◆ **What you have to do**:
Please filter the data below down to the lines holding the string "nseg".

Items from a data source
struct DevArrays {
    const int32_t *g_creator, *g_index, *g_op, *g_ntx;
    const int64_t* g_ts;
    const uint8_t *g_S, *g_coin, *g_loaded, *g_txnil;
    int32_t *g_rr, *g_pos;
    int64_t* g_ck;
    int64_t* g_cts;
    const int32_t *c_off, *c_len, *c_base;
    int32_t *p_gid, *p_chain, *p_op, *p_opu, *p_round, *p_rr;
    int32_t* p_opk;
    int64_t *p_ts, *p_cts;
// ... 122 lines not shown
                     int32_t stamp, int64_t* usum, int32_t* out, int32_t* out_next, const int32_t* c_old, int64_t u0);
void launch_fd_build(hipStream_t s, const DevArrays& a, int C, int n, int max_len, int64_t P, const int32_t* c_old,
                     int max_new, int d_lo = 0, int d_hi = -1);
void launch_init_new(hipStream_t s, const DevArrays& a, int64_t E0, int64_t m, int n, int64_t P);
void launch_round_gather(hipStream_t s, const DevArrays& a, int r, int C, int n, int64_t P);
void launch_wcoin(hipStream_t s, const DevArrays& a, int r0, int R, int C);
hipError_t launch_round_step(hipStream_t s, const RoundArgs& A, int r, int block_search);
hipError_t launch_round_k(hipStream_t s, const RoundArgs& A, int r);
void launch_round_k_gather(hipStream_t s, const RoundArgs& A, int r);
int round_k_ndw(int n);
bool round_p_ok(int n, int C, int num_cus);
bool round_g_ok(int n, int nw);
hipError_t launch_round_g(hipStream_t s, const RoundArgs& A, int32_t* status, int32_t* fin, int r0, int r_end);
constexpr int kRoundPBufs = 4;
constexpr int kRoundPShift = 2;
constexpr int kMaxShards = 8;
struct RoundPWindows {
    int nwin = 0;
    uint32_t remote = 0;
    uint32_t* FD8p[kMaxShards] = {};
    uint64_t* gran[kMaxShards] = {};
    int32_t* st[kMaxShards] = {};
    const void* FDT[kMaxShards] = {};
    int32_t c_split[kMaxShards + 1] = {};
};
hipError_t launch_xchg_floor(hipStream_t s, int C, int n, int rounds, uint32_t* rows, uint64_t* gran, int32_t* st);
hipError_t launch_round_p(hipStream_t s, const RoundArgs& A, uint32_t* FD8p, uint64_t* gran, int32_t* status,
                          int32_t* fin, int r0, int r_end, int init, int num_cus, int c_lo = 0, int c_hi = -1,
                          const RoundPWindows* win_dev = nullptr, int nwin = 1);
void launch_round_p_tail(hipStream_t s, const RoundArgs& A, const int32_t* fin, int r_last);
void launch_round_p_post(hipStream_t s, const RoundArgs& A, int r_lo, int r_hi);
bool round_pb_ok(int n, int G);
hipError_t launch_round_pb(hipStream_t s, const RoundArgs& A, uint32_t* FD8p, uint64_t* gran, int32_t* status,
                           int32_t* fin, const int32_t* amap, int na, int r0, int r_end, int num_cus, bool init);
void launch_round_pb_silent(hipStream_t s, const RoundArgs& A, int r_lo, int r_hi);
void launch_root_floor(hipStream_t s, const DevArrays& a, const int32_t* root_round, int32_t* gfl, int32_t* gB,
                       int gmax, int C, int n, int max_len);
void launch_round_first_gid(hipStream_t s, const DevArrays& a, int r0, int R, int C, int32_t* first);
void launch_last_round(hipStream_t s, int rs, int R, int G, int C, int n, const uint8_t* wstat, int32_t* lr);
void step_prof_dump();
void round_k_prof_dump();
void round_p_prof_dump();
void round_pb_prof_dump();
void round_g_prof_dump();
void launch_fame(hipStream_t s, const DevArrays& a, int r0, int R, int C, int n, int nw, int sm, int G, int tally);
void launch_wla_transpose(hipStream_t s, const DevArrays& a, int r0, int R, int G, int C, int n);
void launch_threshold(hipStream_t s, const DevArrays& a, int r0, int R, int C, int n);
void launch_round_received(hipStream_t s, const DevArrays& a, int R, int C, int n, int max_unrecv);
void launch_fu_advance(hipStream_t s, const DevArrays& a, int C);
void launch_fu_count(hipStream_t s, const DevArrays& a, int64_t E);
void launch_cts(hipStream_t s, const DevArrays& a, int c_lo, int c_cnt, int C, int n, int64_t P, int max_cnt);
bool cts_pipe_ok(int n, int C);
bool launch_cts_pipe(hipStream_t s, const DevArrays& a, int c_lo, int c_cnt, int C, int n, int64_t P, int max_cnt);
void launch_cts_shard_copy(hipStream_t s, const DevArrays& a, int lo, int hi, const int32_t* offs, int64_t* buf,
                           int to_buf);
void launch_minmax(hipStream_t s, const DevArrays& a, int32_t m);
void launch_sort(hipStream_t s, const DevArrays& a, int32_t m, int64_t cmin, int cts_bits, int R, int n,
                 int seg_bits, uint32_t** final_vals, uint64_t** final_keys);
int seg_sort_cap();
void launch_seg_count(hipStream_t s, const DevArrays& a, int32_t m, int R, int n, int nseg, uint32_t* segc,
                      unsigned long long* max_out);
hipError_t launch_sort_seg(hipStream_t s, const DevArrays& a, int32_t m, int64_t cmin, int cts_bits, int R, int n, int nseg,
                     uint32_t* segoff, uint32_t* segcur, int max_seg, uint32_t** final_vals, uint64_t** final_keys,
                     const std::vector<int>* cuts = nullptr,
                     const std::function<hipError_t(int)>& after_part = nullptr);
bool sort_small_ok(int32_t m);
void launch_sort_small(hipStream_t s, const DevArrays& a, int32_t m, int n, uint32_t** final_vals);
void launch_finish_order(hipStream_t s, const DevArrays& a, int32_t m, const uint32_t* vals, int R, int n);
void launch_gather_i32(hipStream_t s, int64_t E, const int32_t* src, const int32_t* g_pos, int32_t* dst);
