## Stage attention epilogue residual loads and output stores through LDS with coalesced rows

The flash attention epilogue now DMAs residual rows into swizzled shared memory before the final reduction barrier, preloads bias into registers, applies the bias/residual update in LDS, then writes full 16-byte coalesced rows back to global memory. The goal is to replace scattered 8-byte per-lane residual loads and output stores with wide, row-contiguous transfers that overlap with the l_run reduction. It adds extra barriers and LDS traffic. The conv kernels only gain ablation macros that skip stores for probing.

```diff
diff --git a/ucdir_amd/csrc/conv_ws.hip.h b/ucdir_amd/csrc/conv_ws.hip.h
--- a/ucdir_amd/csrc/conv_ws.hip.h
+++ b/ucdir_amd/csrc/conv_ws.hip.h
@@ -138,8 +138,14 @@
 #pragma unroll
         for (int tp = 0; tp < 2; ++tp) {
             unsigned char* op = outb + rel_out + (long long)tp * (2 * p.Wp * 64 * 2);
+#ifdef CW_ABL_NOSTORE
+            (void)op;
+#pragma unroll
+            for (int i = 0; i < 2; ++i) asm volatile("" :: "v"(pk[tp][i].x), "v"(pk[tp][i].y), "v"(pk[tp][i].z), "v"(pk[tp][i].w));
+#else
             *reinterpret_cast<uint4*>(op) = pk[tp][0];
             *reinterpret_cast<uint4*>(op + 16) = pk[tp][1];
+#endif
         }
         S1 += stat_fx((double)s1); S2 += stat_fx((double)s2);
     };
diff --git a/ucdir_amd/csrc/conv_ws128.hip.h b/ucdir_amd/csrc/conv_ws128.hip.h
--- a/ucdir_amd/csrc/conv_ws128.hip.h
+++ b/ucdir_amd/csrc/conv_ws128.hip.h
@@ -263,10 +263,16 @@
 #pragma unroll
         for (int tp = 0; tp < 2; ++tp) {
             const long long o = rel_out + (long long)tp * (2 * p.Wp * 64 * 2);
+#ifdef CW128_ABL_NOSTORE
+            (void)outb; (void)out2b; (void)o;
+#pragma unroll
+            for (int i = 0; i < 2; ++i) asm volatile("" :: "v"(pk[tp][i].x), "v"(pk[tp][i].y), "v"(pk[tp][i].z), "v"(pk[tp][i].w), "v"(pk2[tp][i].x), "v"(pk2[tp][i].y), "v"(pk2[tp][i].z), "v"(pk2[tp][i].w));
+#else
             *reinterpret_cast<uint4*>(outb + o) = pk[tp][0];
             *reinterpret_cast<uint4*>(outb + o + 16) = pk[tp][1];
             *reinterpret_cast<uint4*>(out2b + o) = pk2[tp][0];
             *reinterpret_cast<uint4*>(out2b + o + 16) = pk2[tp][1];
+#endif
         }
         S1 += stat_fx((double)s1); S2 += stat_fx((double)s2);
         b = nb; ty = nty; tx = ntx;
diff --git a/ucdir_amd/csrc/flash_attn2.hip.h b/ucdir_amd/csrc/flash_attn2.hip.h
--- a/ucdir_amd/csrc/flash_attn2.hip.h
+++ b/ucdir_amd/csrc/flash_attn2.hip.h
@@ -4,6 +4,7 @@
 
 typedef __attribute__((ext_vector_type(8))) _Float16 f16x8_t;
 typedef __attribute__((ext_vector_type(2))) uint32_t u32x2_t;
+typedef __attribute__((ext_vector_type(4))) uint32_t u32x4_t;
 
 struct FlashP {
     const bf16_t* qkv; long long qkv_bstride; int ld;
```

◆ **Worked solution**:
void launch_seg_count(hipStream_t s, const DevArrays& a, int32_t m, int R, int n, int nseg, uint32_t* segc,
hipError_t launch_sort_seg(hipStream_t s, const DevArrays& a, int32_t m, int64_t cmin, int cts_bits, int R, int n, int nseg,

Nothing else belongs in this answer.